Data excerpts below:

retrieval-based-voice-conversion-webui_amd/csrc/rb_full_kernels.hpp:

```cpp
#pragma once
#include <hip/hip_runtime.h>

#include "mfma_conv.hpp"

namespace rvcmi {

struct RbFullJob {
    const float* src;
    float* dst;
    const void* w1[3];
    const void* w2[3];
    const float* b1[3];
    const float* b2[3];
    long ct1, ct2;
    int k, k_p;
    int dil[3];
    int nd;
    int HL;
    int tvalid;
    int ntiles;
};
struct RbFullArgs {
    RbFullJob job[3];
    int L;
    const int* lens;
    int lmul;
    long bstride;
    int dbg;
    int yh;
    int xh;
    unsigned long long* ts;
    int pad_tap;
};

constexpr int RBF_G = 32;
constexpr int RBF_G2 = 8;

template <typename OpT, int C, int MI, int NJ, int KG, int NB, int OCC = 1, int NWV = 4>
static __global__ void __launch_bounds__(64 * NWV, OCC) k_rb_full(RbFullArgs a) {
    constexpr int NT = 64 * NWV;
    using TL = Tile<C>;
    constexpr int STRIDE = TL::STRIDE;
    constexpr int SLAB = 32 * NJ;
    constexpr int R = NWV * SLAB;
    constexpr int XROWS = R + 2 * RBF_G;
    constexpr int HROWS = R + 2 * RBF_G2;
    constexpr int CP = 32 * MI;
    extern __shared__ __attribute__((aligned(16))) char smem[];
    char* X = smem;
    char* H = smem + (size_t)XROWS * STRIDE;
    float* bias_l = (float*)(smem + (size_t)(XROWS + HROWS) * STRIDE);
    unsigned long long* tsl = (unsigned long long*)(bias_l + 3 * 2 * CP);

    const RbFullJob& J = a.job[blockIdx.y];
    if ((int)blockIdx.x >= J.ntiles) return;
    const int b = blockIdx.z;
    const int Lb = item_rows(a.lens, b, a.lmul, a.L);
    const int tg0 = blockIdx.x * J.tvalid - J.HL;
    if (tg0 + J.HL >= Lb) return;
    const float* src = J.src + (size_t)b * a.bstride;
    float* dst = J.dst + (size_t)b * a.bstride;
    const int wave = threadIdx.x >> 6, lane = threadIdx.x & 63;
    const int slab = wave * SLAB;
    const int half4 = 4 * (lane >> 5);

    int tsn = 0;
    auto stamp = [&]() {
#ifdef RVCMI_DEV_STAMPS
        if ((a.dbg & 32) && lane == 0 && tsn < 16) tsl[wave * 16 + tsn] = __builtin_readcyclecounter();
#endif
        ++tsn;
    };
    stamp();

    const bool interior = tg0 >= 0 && tg0 + R <= Lb;
    unsigned rowmask[NJ];
#pragma unroll
    for (int jt = 0; jt < NJ; ++jt) {
        const int tg = tg0 + slab + jt * 32 + (lane & 31);
        rowmask[jt] = (tg >= 0 && tg < Lb) ? 0xffffffffu : 0u;
    }

    constexpr bool TIO = C % 32 == 0;
    constexpr int TS = C * 4 + 16;
    constexpr int C4 = C / 4;
    static_assert(!TIO || (size_t)R * TS <= (size_t)(XROWS + HROWS) * STRIDE, "transposition tile must fit the X | H regions");
    static_assert(!TIO || (R * C4) % NT == 0, "whole batches of row chunks");
    f32x16 xacc[MI][NJ];
    if (a.xh) {
        const _Float16* srch = (const _Float16*)J.src + (size_t)b * a.bstride;
        if constexpr (TIO) {
// ... 70 lines not shown
        }
        __syncthreads();
#pragma unroll
        for (int mi = 0; mi < MI; ++mi)
#pragma unroll
            for (int jt = 0; jt < NJ; ++jt)
#pragma unroll
                for (int g = 0; g < 4; ++g) {
                    const f32x4 q = *(const f32x4*)(smem + (size_t)(slab + jt * 32 + (lane & 31)) * TS + (mi * 32 + 8 * g + half4) * 4);
#pragma unroll
                    for (int e = 0; e < 4; ++e) xacc[mi][jt][4 * g + e] = q[e];
                }
        __syncthreads();
    } else
#pragma unroll
    for (int mi = 0; mi < MI; ++mi)
#pragma unroll
        for (int jt = 0; jt < NJ; ++jt) {
            const int tg = tg0 + slab + jt * 32 + (lane & 31);
            const int tgc = min(max(tg, 0), Lb - 1);
#pragma unroll
            for (int g = 0; g < 4; ++g) {
                if (mi * 32 + 8 * g < C) {
                    const f32x4 v = *(const f32x4*)(src + (size_t)tgc * C + mi * 32 + 8 * g + half4);
#pragma unroll
                    for (int e = 0; e < 4; ++e) xacc[mi][jt][4 * g + e] = mask_bits(v[e], rowmask[jt]);
                } else {
#pragma unroll
                    for (int e = 0; e < 4; ++e) xacc[mi][jt][4 * g + e] = 0.f;
                }
            }
        }
    {
        constexpr int W = STRIDE / 16;
        const uint4 z = make_uint4(0, 0, 0, 0);
        for (int i = threadIdx.x; i < 2 * RBF_G * W; i += NT) {
            const int r = i / W, c = i - r * W;
            const int row = r < RBF_G ? r : RBF_G + R + (r - RBF_G);
            *(uint4*)(X + (size_t)row * STRIDE + c * 16) = z;
        }
        for (int i = threadIdx.x; i < 2 * RBF_G2 * W; i += NT) {
            const int r = i / W, c = i - r * W;
            const int row = r < RBF_G2 ? r : RBF_G2 + R + (r - RBF_G2);
            *(uint4*)(H + (size_t)row * STRIDE + c * 16) = z;
        }
        for (int i = threadIdx.x; i < J.nd * 2 * CP; i += NT) {
            const int m = i / (2 * CP), w = (i / CP) & 1, c = i % CP;
            const float* bp = w ? J.b2[m] : J.b1[m];
            bias_l[i] = c < C ? bp[c] : 0.f;
        }
    }

    stamp();
    typename Op<OpT>::frag A[NB][KG][MI];
    conv_prefetch<OpT, C, MI, KG, NB>(A, (const OpT*)J.w1[0] + lane * 8, J.ct1, J.k_p);
    char* xw = X + (size_t)(RBF_G + slab + (lane & 31)) * STRIDE + half4 * 2;
    char* hw = H + (size_t)(RBF_G2 + slab + (lane & 31)) * STRIDE + half4 * 2;
    publish_operand<OpT, C, MI, NJ, STRIDE, false>(xw, xacc, rowmask);
    stamp();
    __syncthreads();
    stamp();

    const char* xl = X + (size_t)(slab + (lane & 31)) * STRIDE + (lane >> 5) * 16;
    const char* hl = H + (size_t)(slab + (lane & 31)) * STRIDE + (lane >> 5) * 16;
    const int p2 = (J.k - 1) / 2;
    constexpr bool REAL = TL::CC < KG;
    const int nks = (REAL && !a.pad_tap ? J.k : J.k_p) * TL::CC;

    for (int m = 0; m < J.nd; ++m) {
        const int p1 = J.dil[m] * (J.k - 1) / 2;
        f32x16 hacc[MI][NJ];
        {
            const float* bl = bias_l + (m * 2 + 0) * CP + half4;
#pragma unroll
            for (int mi = 0; mi < MI; ++mi)
#pragma unroll
                for (int g = 0; g < 4; ++g) {
                    const f32x4 bv = *(const f32x4*)(bl + mi * 32 + 8 * g);
#pragma unroll
                    for (int jt = 0; jt < NJ; ++jt)
#pragma unroll
                        for (int e = 0; e < 4; ++e) hacc[mi][jt][4 * g + e] = bv[e];
                }
        }
        conv_run<OpT, C, MI, NJ, KG, NB, REAL>(hacc, A, xl, (const OpT*)J.w1[m] + lane * 8, J.ct1, J.k_p, RBF_G - p1, J.dil[m], nks);
        conv_prefetch<OpT, C, MI, KG, NB>(A, (const OpT*)J.w2[m] + lane * 8, J.ct2, J.k_p);
        if (m == 0) stamp();
        if (interior) publish_operand<OpT, C, MI, NJ, STRIDE, false>(hw, hacc, rowmask);
        else publish_operand<OpT, C, MI, NJ, STRIDE, true>(hw, hacc, rowmask);
        if (m == 0) stamp();
        __syncthreads();
        if (m == 0) stamp();
        {
            const float* bl = bias_l + (m * 2 + 1) * CP + half4;
#pragma unroll
            for (int mi = 0; mi < MI; ++mi)
#pragma unroll
                for (int g = 0; g < 4; ++g) {
                    const f32x4 bv = *(const f32x4*)(bl + mi * 32 + 8 * g);
#pragma unroll
                    for (int jt = 0; jt < NJ; ++jt)
#pragma unroll
                        for (int e = 0; e < 4; ++e) xacc[mi][jt][4 * g + e] += bv[e];
                }
        }
        conv_run<OpT, C, MI, NJ, KG, NB, REAL>(xacc, A, hl, (const OpT*)J.w2[m] + lane * 8, J.ct2, J.k_p, RBF_G2 - p2, 1, nks);
        if (m + 1 < J.nd) conv_prefetch<OpT, C, MI, KG, NB>(A, (const OpT*)J.w1[m + 1] + lane * 8, J.ct1, J.k_p);
        if (m == 0) stamp();
        if (m + 1 < J.nd) {
            if (interior) publish_operand<OpT, C, MI, NJ, STRIDE, false>(xw, xacc, rowmask);
            else publish_operand<OpT, C, MI, NJ, STRIDE, true>(xw, xacc, rowmask);
            if (m == 0) stamp();
            __syncthreads();
            if (m == 0) stamp();
        }
    }
    stamp();

    if (a.yh) {
        _Float16* dsth = (_Float16*)J.dst + (size_t)b * a.bstride;
        if constexpr (TIO) {
            constexpr int TSH = C * 2 + 16;
            constexpr int C8 = C / 8;
            __syncthreads();
#pragma unroll
            for (int mi = 0; mi < MI; ++mi)
#pragma unroll
                for (int jt = 0; jt < NJ; ++jt)
#pragma unroll
                    for (int g = 0; g < 4; ++g)
                        *(uint2*)(smem + (size_t)(slab + jt * 32 + (lane & 31)) * TSH + (mi * 32 + 8 * g + half4) * 2) =
                            pack4_h(xacc[mi][jt][4 * g + 0], xacc[mi][jt][4 * g + 1], xacc[mi][jt][4 * g + 2], xacc[mi][jt][4 * g + 3]);
            __syncthreads();
            if (!(a.dbg & 16)) {
                const int nrow = min(R - 2 * J.HL, Lb - (tg0 + J.HL));
                const int tot = nrow * C8;
                for (int i = threadIdx.x; i < tot; i += NT) {
                    const int r = i / C8, c8 = i - r * C8;
                    const int row = J.HL + r;
                    *(uint4*)(dsth + (size_t)(tg0 + row) * C + c8 * 8) = *(const uint4*)(smem + (size_t)row * TSH + c8 * 16);
                }
            }
        } else if (!(a.dbg & 16)) {
#pragma unroll
            for (int mi = 0; mi < MI; ++mi)
#pragma unroll
                for (int jt = 0; jt < NJ; ++jt) {
                    const int row = slab + jt * 32 + (lane & 31);
                    const int tg = tg0 + row;
                    if (row >= J.HL && row < R - J.HL && tg < Lb) {
#pragma unroll
                        for (int g = 0; g < 4; ++g)
                            if (mi * 32 + 8 * g < C)
                                *(uint2*)(dsth + (size_t)tg * C + mi * 32 + 8 * g + half4) =
                                    pack4_h(xacc[mi][jt][4 * g + 0], xacc[mi][jt][4 * g + 1], xacc[mi][jt][4 * g + 2], xacc[mi][jt][4 * g + 3]);
                    }
                }
        }
    } else if constexpr (TIO) {
        __syncthreads();
// ... 48 lines not shown
```

Before: 5930 x real-time (audio-sec/wall-sec), whole job.

## Add lean k-loop ring conv path for small-channel fused ResBlock kernels

```diff
diff --git a/retrieval-based-voice-conversion-webui_amd/csrc/mfma_conv.hpp b/retrieval-based-voice-conversion-webui_amd/csrc/mfma_conv.hpp
--- a/retrieval-based-voice-conversion-webui_amd/csrc/mfma_conv.hpp
+++ b/retrieval-based-voice-conversion-webui_amd/csrc/mfma_conv.hpp
@@ -210,6 +210,67 @@
     }
 }
 
+template <typename OpT, int CIN, int MI, int NJ, int STRIDE, bool TAIL>
+__device__ __forceinline__ void kconv_small_ring(f32x16 (&acc)[MI][NJ], typename Op<OpT>::frag (&A)[8][MI], typename Op<OpT>::frag (&Bf)[2][NJ],
+                                                 unsigned lds_row, unsigned dS, __amdgpu_buffer_rsrc_t r, unsigned loff, unsigned ctb, unsigned slo,
+                                                 unsigned shi, int rem) {
+    using frag = typename Op<OpT>::frag;
+    constexpr int CC = CIN / 16, TPR = 8 / CC;
+    constexpr unsigned TS = 32u * STRIDE;
+    auto ld = [](unsigned a) { return *(const __attribute__((address_space(3))) frag*)(size_t)a; };
+    unsigned b[TPR + 1];
+#pragma unroll
+    for (int j = 0; j <= TPR; ++j) {
+        b[j] = lds_row + (unsigned)j * dS;
+        asm volatile("" : "+v"(b[j]));
+    }
+#pragma unroll
+    for (int kk = 0; kk < 8; ++kk) {
+        if constexpr (TAIL)
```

End of Data excerpts.

> **Task instructions**: If a line above holds the string "bstride", copy it out.

> **Result for this exercise**:
    long bstride;
    const float* src = J.src + (size_t)b * a.bstride;
    float* dst = J.dst + (size_t)b * a.bstride;
        const _Float16* srch = (const _Float16*)J.src + (size_t)b * a.bstride;
        _Float16* dsth = (_Float16*)J.dst + (size_t)b * a.bstride;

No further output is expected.